F: Was sind die wichtigsten Kontrollparameter, die typischerweise am Glühprozess in einer Produktionslinie für die kontinuierliche Feuerverzinkung beteiligt sind?
A: Kontinuierliche Feuerverzinkungsöfen sind typischerweise in Vorwärm-, Heiz-, Einweich- und Abkühlabschnitte unterteilt. Zu den wichtigsten Steuerparametern gehören: der Taupunkt der Ofenatmosphäre (normalerweise muss er unter -40 Grad liegen), der Wasserstoffgehalt in der Wasserstoff--Stickstoffmischung (5 % bis 10 %), die Temperaturprofile jedes Abschnitts (Heizabschnitt im Allgemeinen 700 bis 850 Grad, Einweichabschnitt 600 bis 700 Grad und die Endtemperatur des Bandes, das in den Zinktopf gelangt, muss in der Nähe der Zinkbadtemperatur genau gesteuert werden) und der Ofen Spannungskontrolle. Darüber hinaus müssen die Atmosphäre und die Temperatur an der Ofennase (der Verbindung zwischen dem Ofen und dem Zinktopf) stabil sein, um zu verhindern, dass das Band erneut oxidiert, bevor es in das Zinkbad gelangt. Moderne Produktionslinien nutzen mathematische Modelle und eine Regelung im geschlossenen Regelkreis, um Temperaturgleichmäßigkeit und Atmosphärenstabilität über die gesamte Länge des Bandes sicherzustellen.
F: Welche typischen Mängel oder Qualitätsprobleme treten bei verzinkten Coils auf, wenn der Glühprozess unsachgemäß durchgeführt wird?

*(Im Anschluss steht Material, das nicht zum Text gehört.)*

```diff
@@ -382,7 +387,7 @@
   AL(mg_A, W * MAXKEEP * MAXKEEP); AL(mg_b, W * MAXKEEP); AL(mg_m, W); AL(dbg, W * 64); AL(ln_removed, W * B.maxL); AL(ln_tri, W * B.maxL);
   if (e == hipSuccess) e = dalloc(c, &c->d_act, (size_t)ACT_SLOTS * 4);
   AL(order, 2 * W); AL(ord_cnt, 4);
-  AL(sk_tab, W * B.maxKS * 4); AL(sk_wave, W * 8 * SK_WSTRIDE); AL(sacc, W * SACC_N); AL(nz_tab, NZ_N); AL(ycs, W * 176); AL(sx, W * 8); AL(path, W);
+  AL(sk_tab, W * B.maxKS * 4); AL(sk_wave, W * 8 * SK_WSTRIDE); AL(sacc, W * SACC_N); AL(nz_tab, NZ_N); AL(ycs, W * 176); AL(sx, W * 8); AL(path, W); AL(chain, W * CHAIN_HAND_N);
 #undef AL
   if (e != hipSuccess) return VPL_E_HIP;
   if (lin_smem_base(c->maxP, c->maxL) > LIN_LDS_BUDGET) return VPL_E_CAPACITY;
@@ -1419,7 +1424,7 @@
   B.act = c->timing ? c->d_act : nullptr;
   B.launch = 0;
   if (c->timing) { c->ltimes.clear(); (void)hipMemsetAsync(c->d_act, 0, sizeof(int) * ACT_SLOTS * 4, s); }
-  const dim3 grid(nw);
+  const dim3 grid(nw), grid2(2 * nw);
   launch_prep(c, B, nw, s);
   ++B.launch;
   { KTimer t(c, "k_lin"); hipLaunchKernelGGL(k_lin2, dim3(16 * ((nw + 7) / 8)), dim3(LIN_THREADS), lin_smem(c->maxP, c->maxL), s, B); }
@@ -1427,9 +1432,9 @@
   for (int it = 0; it < c->opt.num_iterations; ++it) {
     B.ord_it = it;
     { KTimer t(c, "k_schur");
-      if (B.WS + 2 <= 48) hipLaunchKernelGGL(k_schur<3>, grid, dim3(SCHUR_THREADS), schur_smem(B.maxP, B.maxL, 3), s, B);
-      else if (c->schur_wide_all || (c->schur_mostly_wide && !c->schur_never_wide)) hipLaunchKernelGGL(k_schur<5>, grid, dim3(SCHUR_THREADS), schur_smem(B.maxP, B.maxL, 5), s, B);
-      else hipLaunchKernelGGL(k_schur_mixed, grid, dim3(SCHUR_THREADS), schur_smem(B.maxP, B.maxL, 3), s, B); }
+      if (B.WS + 2 <= 48) hipLaunchKernelGGL(k_schur<3>, grid2, dim3(SCHUR_THREADS), schur_smem(B.maxP, B.maxL, 3), s, B);
+      else if (c->schur_wide_all || (c->schur_mostly_wide && !c->schur_never_wide)) hipLaunchKernelGGL(k_schur<5>, grid2, dim3(SCHUR_THREADS), schur_smem(B.maxP, B.maxL, 5), s, B);
+      else hipLaunchKernelGGL(k_schur_mixed, grid2, dim3(SCHUR_THREADS), schur_smem(B.maxP, B.maxL, 3), s, B); }
     ++B.launch;
     { KTimer t(c, "k_chol"); hipLaunchKernelGGL(k_chol, grid, dim3(CHOL_THREADS), CHOL_SMEM, s, B); }
     ++B.launch;
```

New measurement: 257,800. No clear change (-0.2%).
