template <bool MIXED> using SolveArgsOf = std::conditional_t<MIXED, MixedSolveArgs, SolveArgs>;
template <typename T, int GROUP, int PPL, bool MIXED = false>
__device__ __forceinline__ bool load_problem(const SolveArgsOf<MIXED>& A, const DevConst& K, int b, int lane_in_group,
                                             LaneProblem<T, PPL>& Q) {
    using LP = LaneProblem<T, PPL>;
    int N = A.N;
    bool valid = true;
    if constexpr (MIXED) {
        static_assert(PPL == 1, "mixed counts: one control point per lane (Ns <= 64)");
        const int n = A.n_pts[b];
        valid = n >= 7 && n <= A.N && shape_for(n).group == GROUP;
        N = valid ? n : 0;
    }
    Q.N = N;
    Q.level = false;
    Q.p0 = lane_in_group * PPL;
    Q.gpv = A.guide_pv;
    Q.gunk = A.guide_unk;
#pragma unroll
    for (int q = 0; q < PPL; ++q) {
        const int p = Q.p0 + q;
        Q.has_pt[q] = p < N;
        Q.interior[q] = (p >= 3) && (p <= N - 4);
        Q.g_begin[q] = Q.g_end[q] = 0;
        if (Q.interior[q] && A.guide_off && A.guide_pv) {
            Q.g_begin[q] = A.guide_off[(size_t)b * (MIXED ? A.N : N) + p];
            Q.g_end[q] = A.guide_off[(size_t)b * (MIXED ? A.N : N) + p + 1];
        }
    }
#pragma unroll
    for (int j = 0; j < LP::kGuideDim; ++j) {
        Q.gqu[j] = false;
#pragma unroll
        for (int q = 0; q < 6; ++q) Q.gq[j][q] = T(0);
        if (j < LP::kGuideRegs && Q.g_begin[0] + j < Q.g_end[0]) {
            const double* pv = A.guide_pv + 6 * (size_t)(Q.g_begin[0] + j);
#pragma unroll
            for (int q = 0; q < 6; ++q) Q.gq[j][q] = (T)pv[q];
            Q.gqu[j] = A.guide_unk ? (A.guide_unk[Q.g_begin[0] + j] != 0) : false;
        }
    }
    Q.obs = A.obs;
    Q.obs_tab = Q.obs_size = nullptr;
    Q.o_tab = Q.o_steps = 0;
    if (!A.obs) {
        Q.o_begin = Q.o_end = 0;
    } else if (A.obs_off) {
        Q.o_begin = A.obs_off[b];
        Q.o_end = A.obs_off[b + 1];
    } else {
        Q.o_begin = 0;
        Q.o_end = A.obs ? A.n_obs_shared : 0;
    }
    if (A.weights) {
#pragma unroll
        for (int q = 0; q < 4; ++q) Q.w[q] = A.weights[4 * (size_t)b + q];
    } else {
#pragma unroll
        for (int q = 0; q < 4; ++q) Q.w[q] = K.w[q];
    }
    return valid;
}

template <typename T, int PPL>
__device__ __forceinline__ void load_points(const SolveArgs& A, int b, const LaneProblem<T, PPL>& Q, T (&x)[PPL][3]) {
#pragma unroll
    for (int q = 0; q < PPL; ++q) {
        x[q][0] = x[q][1] = x[q][2] = T(0);
        if (Q.has_pt[q]) {
            const double* src = A.ctrl + ((size_t)b * A.N + Q.p0 + q) * 3;
            x[q][0] = (T)src[0]; x[q][1] = (T)src[1]; x[q][2] = (T)src[2];
        }
    }
}

template <typename T, int GROUP, int PPL>
__device__ __forceinline__ void set_level(const DevConst& K, LaneProblem<T, PPL>& Q, const T (&x)[PPL][3]) {
    double mn = INFINITY, mx = -INFINITY;
#pragma unroll
    for (int q = 0; q < PPL; ++q) {
        if (Q.has_pt[q]) { mn = fmin(mn, (double)x[q][2]); mx = fmax(mx, (double)x[q][2]); }
    }
    group_minmax<GROUP>(mn, mx);
    Q.level = !K.plan_in_z && !K.strict_z && (mx - mn) <= 0x1p-40 * fmax(1.0, fmax(fabs(mn), fabs(mx)));
}

template <typename T, int PPL>
__device__ __forceinline__ void store_points(const SolveArgs& A, int b, const LaneProblem<T, PPL>& Q, const T (&x)[PPL][3]) {
#pragma unroll
    for (int q = 0; q < PPL; ++q) {
        if (Q.has_pt[q]) {
            double* dst = A.ctrl + ((size_t)b * A.N + Q.p0 + q) * 3;
            dst[0] = (double)x[q][0]; dst[1] = (double)x[q][1]; dst[2] = (double)x[q][2];
        }
    }
}

__device__ __forceinline__ void store_point_axis(const SolveArgs& A, int b, const LaneProblem<double, 1>& Q, int axis, double v, double z) {
    if (!Q.has_pt[0]) return;
    double* dst = A.ctrl + ((size_t)b * A.N + Q.p0) * 3;
    dst[axis] = v;
    if (axis == 0) dst[2] = z;
}

template <typename T, int GROUP, int PPL, bool FAST, bool MIXED = false>
__global__ void __launch_bounds__(kWave) k_cost_grad(SolveArgsOf<MIXED> A, const DevConst* __restrict__ Kp) {
    const DevConst& K = *Kp;
    constexpr int TPB = kWave / GROUP;
    const int lane = threadIdx.x;
    const int b = blockIdx.x * TPB + lane / GROUP;
    if (b >= A.B) return;
    LaneProblem<T, PPL> Q;
    if (!load_problem<T, GROUP, PPL, MIXED>(A, K, b, lane % GROUP, Q)) {
        if (lane % GROUP == 0 && A.out_cost) A.out_cost[b] = __builtin_nan("");
        return;
    }
    T c[PPL][3], g[PPL][3], zero[PPL][3];
    load_points<T, PPL>(A, b, Q, c);
    set_level<T, GROUP, PPL>(K, Q, c);
#pragma unroll
    for (int q = 0; q < PPL; ++q) zero[q][0] = zero[q][1] = zero[q][2] = T(0);
    double sums[7];
    const double f = eval_cost_grad<T, GROUP, PPL, FAST>(K, Q, c, zero, g, sums);
#pragma unroll
    for (int q = 0; q < PPL; ++q) {
        if (Q.interior[q] && A.out_grad) {
            double* dst = A.out_grad + ((size_t)b * (A.N - 6) + (Q.p0 + q - 3)) * 3;
            dst[0] = (double)g[q][0]; dst[1] = (double)g[q][1]; dst[2] = (double)g[q][2];
        }
    }
    if (lane % GROUP == 0) {
        if (A.out_cost) A.out_cost[b] = f;
        if (A.out_terms) {
#pragma unroll
            for (int q = 0; q < 4; ++q) A.out_terms[4 * (size_t)b + q] = sums[q];
        }
    }
}

#ifndef VIGO_PROFILE_SECTIONS
#define VIGO_PROFILE_SECTIONS 0
#endif
#if VIGO_PROFILE_SECTIONS
#define VIGO_TICK(acc)                                                   \
    do {                                                                 \
        __builtin_amdgcn_sched_barrier(0);                               \
        const long long now_ = (long long)__builtin_readcyclecounter();  \
        __builtin_amdgcn_sched_barrier(0);                               \
        acc += (double)(now_ - tick_);                                   \
        tick_ = now_;                                                    \
    } while (0)
#else
#define VIGO_TICK(acc) do { } while (0)
#endif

A: Unsachgemäßes Glühen kann eine Vielzahl von Fehlern verursachen. Erstens hinterlässt eine unzureichende Glühung Reste von Eisenoxidzunder oder Öl auf der Bandoberfläche, wodurch das Zinkbad sie nicht mehr benetzen kann, was zu freiliegenden (unbeschichteten) Eisenflecken und -streifen führt. Zweitens können übermäßig hohe Glühtemperaturen oder längere Glühzeiten zu abnormalem Kornwachstum führen, was zu einer geringen Streckgrenze des verzinkten Coils führt und es beim Stanzen anfällig für Orangenhaut oder Gleitlinien macht; Gleichzeitig kann eine zu dicke Eisen-{2}}Zink-Legierungsschicht dazu führen, dass die Beschichtung beim Biegen pulverisiert und abblättert. Drittens kann ein hoher Taupunkt in der Ofenatmosphäre zur Bildung einer nicht reduzierbaren Oxidschicht (z. B. Oxide von Mangan, Silizium usw.) auf der Bandoberfläche führen, was letztendlich zu einer schlechten Beschichtungshaftung und einem Abblättern während der Umformung führt. Darüber hinaus kann eine ungeeignete Abkühlgeschwindigkeit nach dem Glühen den Ausscheidungszustand der gelösten Kohlenstoffatome beeinflussen, wodurch die Alterungsbeständigkeit des Materials verringert wird und es bei der anschließenden Lagerung zu einer Aushärtung kommt.